A spokesperson for Drug Science told The BMJ it was “a charity that pursues its goals independently of any commercial influence, yet we do work with commercial partners when they form part of a consortium, such as the current Medical Cannabis Working Group.” On occasion, “Drug Science may work also with a single company; the arrangements for such would be under the terms of an unrestricted educational grant, where the commercial entity has no influence over Drug Science’s processes or outcomes.” Drug Science, he added, “will not engage with companies whose aims, objectives, or ethics conflict with its own.”

Other experts are unconvinced. Psychiatrist Marta Di Forti is a member of the government taskforce appointed to review evidence for the safety and efficacy of cannabis for the treatment of pain, which is due to report this spring. Based at the Institute of Psychiatry, Psychology and Neuroscience at King’s College London, Di Forti is concerned about the engagement of cannabis companies with patient groups and the “big jump” that medicinal cannabis should be made more widely available to treat a range of conditions for which evidence was still lacking.

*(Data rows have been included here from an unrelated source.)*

@@ -386,14 +510,15 @@
           if constexpr (c == 8) mk5_set();
           if constexpr (c >= 5) kf[c - 5] = *(const uint4*)(kst + koff[c - 5] + 32 * 128);
         },
-        [&](auto cc) { dm_first(std::integral_constant<int, 0>{}, cc); });
+        [&](auto cc) { dm_first(std::integral_constant<int, 0>{}, cc); }, 0.f, blA, 0u, BM0);
+  if constexpr (REL) bias_first(sB, g2B, blB);
   first_ref(sB, rfB, q5B);
   phase(sA, qa, q5A, oA0, oA1, pA, sB, rfB, pB, lsB, selB, selA, kwB, std::integral_constant<int, 0>{},
         [&](auto cc) {
           constexpr int c = decltype(cc)::value;
           if constexpr (c < 4) rdv(vst, c);
         },
-        [&](auto cc) { dm_first(std::integral_constant<int, 3>{}, cc); });
+        [&](auto cc) { dm_first(std::integral_constant<int, 3>{}, cc); }, 0.f, blB, blA, BM2);
   A8ST(2);
   auto dm_span = [&](auto base, auto cc) {
     constexpr int c = decltype(cc)::value, k = decltype(base)::value + (c == 6 ? 1 : 0);
@@ -440,13 +565,13 @@
               if constexpr (c == 8) mk5_set();
               if constexpr (c >= 5) kf[c - 5] = *(const uint4*)(kimn + koff[c - 5]);
             },
-            [&](auto cc) { dm_span(std::integral_constant<int, 0>{}, cc); });
+            [&](auto cc) { dm_span(std::integral_constant<int, 0>{}, cc); }, g2A, blA, blB, BM3);
       phase(sA, qa, q5A, oA0, oA1, pA, sB, 0.f, pB, lsB, selB, selA, kwB, std::integral_constant<int, 1>{},
             [&](auto cc) {
               constexpr int c = decltype(cc)::value;
               if constexpr (c < 4) rdv(vimg + 32 * 128, c);
             },
-            [&](auto cc) { dm_span(std::integral_constant<int, 2>{}, cc); });
+            [&](auto cc) { dm_span(std::integral_constant<int, 2>{}, cc); }, g2B, blB, blA, BM3);
     }
     if (!more) break;
     t = tn;
@@ -463,13 +588,13 @@
               if constexpr (c == 8) mk5_set();
               if constexpr (c >= 5) kf[c - 5] = *(const uint4*)(kimg + koff[c - 5] + 32 * 128);
             },
-            [&](auto cc) { dm_span(std::integral_constant<int, 4>{}, cc); });
+            [&](auto cc) { dm_span(std::integral_constant<int, 4>{}, cc); }, g2A, blA, blB, BM3);
       phase(sA, qa, q5A, oA0, oA1, pA, sB, 0.f, pB, lsB, selB, selA, kwB, std::integral_constant<int, 0>{},
             [&](auto cc) {
               constexpr int c = decltype(cc)::value;
               if constexpr (c < 4) rdv(vimg, c);
             },
-            dm_none);
+            dm_none, g2B, blB, blA, BM3);
     }
   }
 #pragma unroll
@@ -483,15 +608,20 @@
   A8ST(12);
   asm volatile("s_waitcnt vmcnt(0)" ::: "memory");
   A8ST(13);
+  if constexpr (REL) {
+    asm volatile("s_waitcnt lgkmcnt(0)" ::: "memory");
+    __builtin_amdgcn_s_barrier();
+  }
   float ltA = RSM ? lsum[0] : xsum32(lsA), ltB = RSM ? lsum[8] : xsum32(lsB);
 #ifdef A8_NOFALLBACK
   if (false) {
 #else
   if (nact > 0 && __any(!(ltA <= 0x1p64f && ltA >= 0x1p-40f) || !(ltB <= 0x1p64f && ltB >= 0x1p-40f))) {
 #endif
-    unsigned char* kp = sm8 + attn8_fwd_fb_off(a.Lk) + w * 16384;
-    unsigned char* vp = kp + 8192;
-    auto redo = [&](int c, const uint4 (&qX)[4], f32x16_t& o0, f32x16_t& o1, float& l, float& rf) {
+    unsigned char* kp = REL ? kst + w * A7_TB : sm8 + attn8_fwd_fb_off(a.Lk) + w * 16384;
+    unsigned char* vp = REL ? vst + w * A7_TB : kp + 8192;
+    auto redo = [&](int c, const uint4 (&qX)[4], f32x16_t& o0, f32x16_t& o1, float& l, float& rf, float g2,
+                    int boff) {
       const int qg = min(qg0 + c, nqg - 1);
       float m = -INFINITY;
       rf = 0.f;
@@ -519,6 +649,11 @@
           f32x16_t sc = mfma32(k5_, q5, f32x16_t{});
 #pragma unroll
           for (int ks = 0; ks < 4; ++ks) sc = mfma32(*(const uint4*)(kp + koff[ks] + kb * 32 * 128), qX[ks], sc);
+          if constexpr (REL) {
+            const float* bp = bcp + boff + 64 * tt + 32 * kb;
+#pragma unroll
+            for (int r2 = 0; r2 < 16; ++r2) sc[r2] = fmaf(g2, bp[8 * (r2 >> 2) + (r2 & 3)], sc[r2]);
+          }
           float tmx = fmaxf(sc[0], sc[1]);
 #pragma unroll
           for (int rr2 = 2; rr2 < 16; rr2 += 2) tmx = fmaxf(tmx, fmaxf(sc[rr2], sc[rr2 + 1]));
@@ -547,8 +682,8 @@
       }
       l = xsum32(l);
     };
-    redo(0, qa, oA0, oA1, ltA, rfA);
-    redo(1, qb, oB0, oB1, ltB, rfB);
+    redo(0, qa, oA0, oA1, ltA, rfA, g2A, bias_off(0));
+    redo(1, qb, oB0, oB1, ltB, rfB, g2B, bias_off(1));
   }
   bf16_t* Ob = (bf16_t*)a.Out + (long)b * a.Lq * a.so + h * DH;
 #pragma unroll
@@ -556,7 +691,9 @@
     const float lt = c ? ltB : ltA;
     const float rf = c ? rfB : rfA;
     const float inv = (lt > 0.f) ? (DROP ? a.drop_scale : 1.f) / lt : NAN;
-    const int q = qw0 + 32 * c + qi;
+    int qie = qi;
+    if constexpr (REL) asm volatile("" : "+v"(qie));
+    const int q = qw0 + 32 * c + qie;
     bf16_t* orow = Ob + (long)min(q, a.Lq - 1) * a.so;
 #pragma unroll
     for (int db = 0; db < 2; ++db) {
@@ -597,7 +734,9 @@
 #ifndef A8_LDS_FLOOR
 #define A8_LDS_FLOOR 0
 #endif
-size_t attn8_fwd_lds(int Lk) {
+size_t attn8_fwd_lds(int Lk, bool rel = false) {
+  const int LkP = (Lk + 63) / 64 * 64;
+  if (rel) return (size_t)2 * A8_NS * A7_TB + 16 + (size_t)LkP * 4 + (size_t)2 * (LkP + A8_BPAD) * 4;
   const size_t n = (size_t)attn8_fwd_fb_off(Lk) + 4 * 16384;
   return n > (size_t)A8_LDS_FLOOR ? n : (size_t)A8_LDS_FLOOR;
 }
@@ -606,8 +745,18 @@
   if (a.Lk > 1024 || a.Lk <= 0 || a.Lq <= 0) return (int)hipErrorInvalidValue;
   const int dm = a.thr16 == 0 ? 0 : 1;
   const int mk = a.key_keep != nullptr ? 2 : (a.Lk % 64) != 0 ? 1 : 0;
-  const size_t lds = attn8_fwd_lds(a.Lk);
+  const bool rel = a.table != nullptr && (a.gate != nullptr || a.graw != nullptr || a.gx != nullptr);
+  if (rel && (dm || mk == 2 || a.key_len || a.gate || a.graw || !a.gx || !a.gw || !a.gconst ||
+              a.Lk > A8_REL_MAXLK || a.Lq > a.Lk))
+    return (int)hipErrorInvalidValue;
+  const size_t lds = attn8_fwd_lds(a.Lk, rel);
   dim3 grid((a.Lq + 255) / 256, a.B * a.H);
+  if (rel) {
+    if (mk == 1) hipLaunchKernelGGL((fwd8_kernel<0, 1, true>), grid, dim3(256), lds, s, a);
+    else hipLaunchKernelGGL((fwd8_kernel<0, 0, true>), grid, dim3(256), lds, s, a);
+    attn_note_fwd(AF_FWD8, 0, mk, false, true);
+    return (int)hipGetLastError();
+  }
 #define FWD8(D, M) hipLaunchKernelGGL((fwd8_kernel<D, M>), grid, dim3(256), lds, s, a)
   if (dm) { if (mk == 2) FWD8(1, 2); else if (mk == 1) FWD8(1, 1); else FWD8(1, 0); }
   else { if (mk == 2) FWD8(0, 2); else if (mk == 1) FWD8(0, 1); else FWD8(0, 0); }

As things stand, she said, “to go around saying that cannabis is wonderful for pain is like saying that if you are in pain a glass or two of wine might help. People advocating for cannabis use in pain or in any other condition who have been using cannabis at home are talking about getting relief from their discomfort thanks to a recreational substance.”

She added: “It’s a very important issue and I’m not dismissing it. But it is very easy for companies to offer an avenue of hope to patient groups, to say ‘would you like easier access to something that is making you feel better?’ and you can see how alliances can get formed.

“I am upset by this because some of these groups are vulnerable people with chronic conditions and looking for real relief and help.”

Footnotes

  • Competing interests: I have read and understood BMJ policy on declaration of interests and have no relevant interests to declare.

  • Provenance and peer review: Commissioned; not externally peer reviewed.